I was in the market for Christmas one-shots for my group, so I checked this one out. I didn't exactly love this scenario, but I don't hate it either. I think it's perfectly fine and playable, but I think I'll end up running something else for my group over the holidays.

The scenario is pretty straightforward; the characters wander into a small village in the midst of a blizzard and seek shelter in a tavern. When the storm passes, they find that the residents of the village have been frozen solid and encounter a strange woman dancing amongst the frozen figures. The players learn that they must confront and defeat this magical queen in her icy castle in order to free the villagers. Yeah, the scenario reminds me a lot of a certain Disney movie, but I'm not sure how much of that was intentional by the author. It's definitely not trying to be Frozen fanfic or anything, but everyone at the table is going to be thinking of that movie. I guess it's up to you and your group as to whether that's a good thing or a bad thing.

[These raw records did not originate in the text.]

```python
def load_library(path: str = None) -> C.CDLL:
    key = os.path.abspath(path or library_path())
    if key in _LIBS:
        return _LIBS[key]
    import torch

    path = key
    if not os.path.exists(path):
        raise ImportError(
            f"{path} is missing: build it with `python -c 'import __graft_entry__ as g; g.build()'` "
            "(hipcc --offload-arch=gfx950).  The predictor has no CPU fallback.")
    lib = C.CDLL(path)
    for name, (res, args) in SIGNATURES.items():
        fn = getattr(lib, name)
        fn.restype = res
        fn.argtypes = args
    lib.has_diagnostics = b"diagnostics" in lib.jmid_version()
    if lib.has_diagnostics:
        for name, (res, args) in DIAG_SIGNATURES.items():
            fn = getattr(lib, name)
            fn.restype = res
            fn.argtypes = args
    _LIBS[key] = lib
    return lib
```

### safe-interactive-crowdnav_amd/csrc/common.hpp

```cpp
#pragma once
#include <hip/hip_runtime.h>
#include <hip/hip_fp16.h>
#include <stdint.h>

#include <atomic>
#include <mutex>

namespace jmid {

typedef float f32x4 __attribute__((ext_vector_type(4)));
typedef float f32x16 __attribute__((ext_vector_type(16)));
typedef _Float16 f16x8 __attribute__((ext_vector_type(8)));
typedef _Float16 f16x4 __attribute__((ext_vector_type(4)));
typedef _Float16 f16x2 __attribute__((ext_vector_type(2)));

constexpr int kWave = 64;
constexpr int kPeMaxLen = 24;

struct HyperLayout {
    int g1, b1, g3, b3, g4, b4, go, bo, total;
};
__host__ __device__ inline HyperLayout make_hyper_layout(int d_model, int d_mid, int d_low) {
    HyperLayout L;
    L.g1 = 0;
// ... 13 lines not shown
}
inline unsigned fast_div_magic(int d, unsigned long long x_max) {
    return d > 1 && x_max * (unsigned long long)d < (1ull << 32) ? (unsigned)((1ull << 32) / (unsigned)d + 1) : 0u;
}

struct RowMap {
    int T, A, KA;
    unsigned mT = 0, mKA = 0, mA = 0;
    __device__ __forceinline__ int ea(int m) const {
        const int r = fast_div(m, T, mT);
        const int e = fast_div(r, KA, mKA);
        const int a = r - fast_div(r, A, mA) * A;
        return e * A + a;
    }
    __device__ __forceinline__ int t_of(int m) const { return m - fast_div(m, T, mT) * T; }
};
inline RowMap make_rowmap(int T, int A, int KA, unsigned long long M) {
    RowMap r{T, A, KA};
    r.mT = fast_div_magic(T, M);
    r.mKA = fast_div_magic(KA, M);
    r.mA = fast_div_magic(A, M);
    return r;
}

__host__ __device__ __forceinline__ size_t blk_index(int row, int k, int K) {
    const int rb = row >> 7, r = row & 127, kb = k >> 5, kk = k & 31;
    return ((size_t)rb * (K >> 5) + kb) * 4096 + (size_t)(r * 32 + ((((kk >> 3) ^ ((r >> 2) & 3)) << 3) | (kk & 7)));
}
__host__ __device__ __forceinline__ size_t blk_plane_elems(size_t rows, int K) {
    return ((rows + 127) / 128) * 128 * (size_t)K;
}

__host__ __device__ __forceinline__ int vt_key_pos(int key) {
    const int g = (key >> 2) & 3;
    return (key & ~15) | ((((g & 1) << 1) | (g >> 1)) << 2) | (key & 3);
}
__host__ __device__ __forceinline__ int vt_spad(int S) { return (S + 15) / 16 * 16; }

template <typename T>
__device__ __forceinline__ void args_now(const T& a) {
    static_assert(sizeof(T) % 4 == 0, "argument block of whole dwords");
    struct Words { unsigned w[sizeof(T) / 4]; };
    const Words w = __builtin_bit_cast(Words, a);
#pragma unroll
    for (unsigned i = 0; i < sizeof(T) / 4; ++i) asm volatile("" ::"s"(w.w[i]));
}
template <typename... T>
__device__ __forceinline__ void args_now_each(const T&... t) { (args_now(t), ...); }

__device__ __forceinline__ unsigned long long pin_uniform(unsigned long long v) {
    asm volatile("" : "+s"(v));
    return v;
}
__device__ __forceinline__ unsigned long long pin_uniform_rfl(unsigned long long v) {
    const unsigned lo = __builtin_amdgcn_readfirstlane((unsigned)v), hi = __builtin_amdgcn_readfirstlane((unsigned)(v >> 32));
    unsigned long long u = ((unsigned long long)hi << 32) | lo;
    asm volatile("" : "+s"(u));
    return u;
}

struct Tuning {
    int fuse_embed = 1;
    int ln_fuse = 0;
    int ln_rows = 0;
    int bystander_lds = 0;
    int gemm_h_variant = 0;
    int gemm_ng = 0;
    int no_vt_direct = 0;
    int attn_h_variant = 0;
    int attn_pack = 1;
    int vt_stage = 0;
    int graph = 0;
    int attn_nsplit = 0;
    int csl_swap = 0;
    int attn_sm = 0;
    int attn_prio = 0;
    int attn_one_wg = 0;
    int h1_stage = 0;
    int out_traj = 0;
    int attn_mx = 0;
    int mx_ln = 0;
    int attn_pf = 0;
    int gemm_small = 0;
    int small_cmb = 0;
    int small_lnx = 0;
    int cus = 256;
    int lnx_polls = 0;
    int lnx_withhold = 0;
    int small_lnx2 = 0;
    int gemm_pn = 0;
    int small_lanes = 0;
    int small_qk = 0;
    int small_pn = 0;
    int qkv0 = 0;
    int tail_fold = 0;
    int attn_abl = 0;
    int gemm_abl = 0;
};
#ifdef JMID_ABLATIONS
inline int attn_abl_bits(const Tuning& t) { return t.attn_abl; }
inline int gemm_abl_bits(const Tuning& t) { return t.gemm_abl; }
#else
inline int attn_abl_bits(const Tuning&) { return 0; }
inline int gemm_abl_bits(const Tuning&) { return 0; }
#endif

struct DevSeen {
    std::atomic<bool> v[64];
    DevSeen() { for (auto& b : v) b.store(false, std::memory_order_relaxed); }
};
struct DeviceOnce {
    std::unique_lock<std::mutex> lk;
    std::atomic<bool>* slot = nullptr;
    explicit operator bool() const { return slot != nullptr; }
    DeviceOnce() = default;
    DeviceOnce(DeviceOnce&& o) noexcept : lk(std::move(o.lk)), slot(o.slot) { o.slot = nullptr; }
    ~DeviceOnce() { if (slot) slot->store(true, std::memory_order_release); }
};
inline std::mutex& device_once_mutex() {
    static std::mutex m;
    return m;
}
inline DeviceOnce first_use_on_device(DevSeen& seen) {
    int dev = 0;
    (void)hipGetDevice(&dev);
    dev &= 63;
    DeviceOnce o;
    if (seen.v[dev].load(std::memory_order_acquire)) return o;
    o.lk = std::unique_lock<std::mutex>(device_once_mutex());
    if (seen.v[dev].load(std::memory_order_acquire)) {
        o.lk.unlock();
        return o;
    }
    o.slot = &seen.v[dev];
    return o;
}

template <auto Kernel, size_t MaxLds = 0, typename... Args>
inline hipError_t launch_with_lds(dim3 grid, dim3 block, size_t lds_bytes, hipStream_t st, Args... args) {
    static DevSeen seen;
    if (auto once_ = first_use_on_device(seen))
        (void)hipFuncSetAttribute(reinterpret_cast<const void*>(Kernel), hipFuncAttributeMaxDynamicSharedMemorySize,
                                  (int)(MaxLds ? MaxLds : lds_bytes));
    hipLaunchKernelGGL(Kernel, grid, block, lds_bytes, st, args...);
    return hipGetLastError();
}

template <typename F>
static inline int bystander_lds(int n, F* fn) {
    if (n > 0) (void)hipFuncSetAttribute((const void*)fn, hipFuncAttributeMaxDynamicSharedMemorySize, n);
    return n;
}

__device__ __forceinline__ float sigmoidf_(float x) { return 1.0f / (1.0f + expf(-x)); }

__device__ __forceinline__ float wave_sum(float v) {
#pragma unroll
    for (int o = 32; o > 0; o >>= 1) v += __shfl_xor(v, o, 64);
    return v;
}
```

Along the way, the party will fight a giant aquatic worm, meet some elves, and ride a slay pulled by a dragon. There's some cool moments to be had here, but overall the scenario really just me feeling "meh" about it, and I can't put my finger on exactly why. I guess it's because nothing about the scenario is particularly memorable; the characters are barely described at all and mostly just exist to move the plot forward, there's no crazy magical items or artifacts, and none of the monster fights or other situation feel particularly original.

And I definitely don't get that Christmas or holidays feel from this one-shot. I understand that that was intentional: for some reason, the author really wanted you to be able to do this as a non-Christmas adventure, even though that's pretty much the only time of year most groups would want to run it. I can understand not wanting to be too whimsical or cheesy, but I really think that invoking more Christmas tropes or imagery might have helped this scenario feel a bit more interesting and fun.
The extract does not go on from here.